Parkinson's disease (PD) affects more than 7 million people worldwide and represents a growing health and socio-economic burden. It is an incurable neurodegenerative disease, and the search for biomarkers that allow reliable early diagnosis and provide new therapeutic targets is essential to find cures for PD.
In a recently published preclinical and clinical study, the investigators have identified in 2 rat models of PD and a primate model and in 2 human cohorts from biobanks significant deregulations of 6 serum metabolites: acetoacetate, betaine, beta-hydroxybutyrate, creatine, pyruvate and valine. From these 6 metabolites, they built a composite biomarker, which allowed to classify de novo parkinsonian patients against controls (healthy subjects) with an accuracy (defined as the ratio (correctly classified/total) of 82.6%. This study demonstrated for the first time that a common metabolic dysregulation occurs early in either animal models or in PD patients, thus providing an unbiased diagnostic tool as well as major hypothesis for the understanding of the pathophysiology of the disease and the development of innovative therapeutic approaches.
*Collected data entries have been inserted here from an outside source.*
template <int F, int NVW>
__device__ __forceinline__ void plp_backend(const LldParams &p, const float *melS, const float *sCos,
                                            const float *sLift, float *acfS, float *dst, int vw, int f)
{
  const int nB = p.nBands, nFreq = p.plpNFreq, nAuto = p.plpNAuto;
  if (!p.plpIDFT) {
    for (int i = vw; i < nB; i += NVW) dst[i * (2 * F) + f] = melS[i * F + f];
    return;
  }
  for (int i = vw; i < nAuto; i += NVW) {
    const float *ct = sCos + i * p.dctStride;
    double tmp = 0.0;
    if (p.plpHtk) tmp = (double)ct[0] * (double)melS[f];
    for (int m = 1; m < nFreq - 1; m++) tmp = __dadd_rn(tmp, (double)ct[m] * (double)melS[(m - 1) * F + f]);
    tmp = __dadd_rn(tmp, (double)ct[nFreq - 1] * (double)melS[(nFreq - 3) * F + f]);
    const float a = (float)(tmp / (2.0 * (double)(nFreq - 1)));
    if (!p.plpLP) dst[i * (2 * F) + f] = a;
    else acfS[i * F + f] = a;
  }
  if (!p.plpLP) return;
  __syncthreads();
  if (vw == 0) {
    const int P = p.plpOrder;
    float r[kMaxLp + 1], a[kMaxLp], cc[kMaxLp + 1];
#pragma unroll
    for (int i = 0; i <= kMaxLp; i++) r[i] = (i <= P) ? acfS[i * F + f] : 0.f;
#pragma unroll
    for (int i = 0; i < kMaxLp; i++) a[i] = 0.f;
    float gain = 0.f;
    if (r[0] != 0.f) {
      float e = r[0];
#pragma unroll
      for (int m = 1; m <= kMaxLp; m++) {
        if (m <= P && e != 0.f) {
          float sum = r[m];
#pragma unroll
          for (int i = 1; i < m; i++) sum = __fadd_rn(sum, __fmul_rn(a[i - 1], r[m - i]));
          const float km = __fmul_rn(__fdiv_rn(-1.0f, e), sum);
          a[m - 1] = km;
#pragma unroll
          for (int i = 1; i <= m / 2; i++) {
            const float x = a[i - 1];
            a[i - 1] = __fadd_rn(a[i - 1], __fmul_rn(km, a[m - i - 1]));
            if ((i < (m / 2)) || ((m & 1) == 1)) a[m - i - 1] = __fadd_rn(a[m - i - 1], __fmul_rn(km, x));
          }
          e = __fmul_rn(e, __fsub_rn(1.0f, __fmul_rn(km, km)));
        }
      }
      gain = e;
    }
    if (!p.plpCeps) {
#pragma unroll
      for (int i = 0; i < kMaxLp; i++) if (i < P) dst[i * (2 * F) + f] = a[i];
      return;
    }
    if (gain <= 0.f) gain = 1.0f;
    int first = p.plpFirstCC < 1 ? 1 : p.plpFirstCC;
    const int last = p.plpLastCC > P ? P : p.plpLastCC;
#pragma unroll
    for (int n = 1; n <= kMaxLp; n++) {
      if (n >= first && n <= last) {
        double sum = 0.0;
#pragma unroll
        for (int i = 1; i < n; i++)
          sum = __dadd_rn(sum, (double)__fmul_rn(__fmul_rn((float)(n - i), a[i - 1]), cc[n - i - 1]));
        cc[n - first] = -__fadd_rn(a[n - first], (float)(sum / (double)n));
      }
    }
    const float zeroth = (float)(-log(1.0 / (double)gain));
    const int nC = p.nStat;
#pragma unroll
    for (int i = 0; i <= kMaxLp; i++) {
      if (i < nC) {
        float v;
        if (p.plpFirstCC == 0) {
          if (p.plpHtk) v = (i == nC - 1) ? zeroth : cc[i];
          else v = (i == 0) ? zeroth : cc[i - 1];
        } else {
          v = cc[i];
        }
        if (p.plpLifter) v = __fmul_rn(v, sLift[i]);
        dst[i * (2 * F) + f] = v;
      }
    }
  }
}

The goal of BIOPARK is to improve the clinical diagnosis of early PD using the blood biomarker.
To this end, the investigators will study whether the biomarker is able to differentiate between patients with PD >5 years and already treated with dopaminergic drugs (thus with a very high diagnostic confirmation) and patients suffering from other neurodegenerative diseases often confused with it, mainly Multiple Systeme Atrophy (MSA). Furthermore, the investigators hope to confirm the preliminary results on a new cohort of de novo patients.
For that aim, they will use the already optimized method for biomarker discovery, i.e. Nuclear Magnetic Resonance (NMR)-based metabolomics on patient serum.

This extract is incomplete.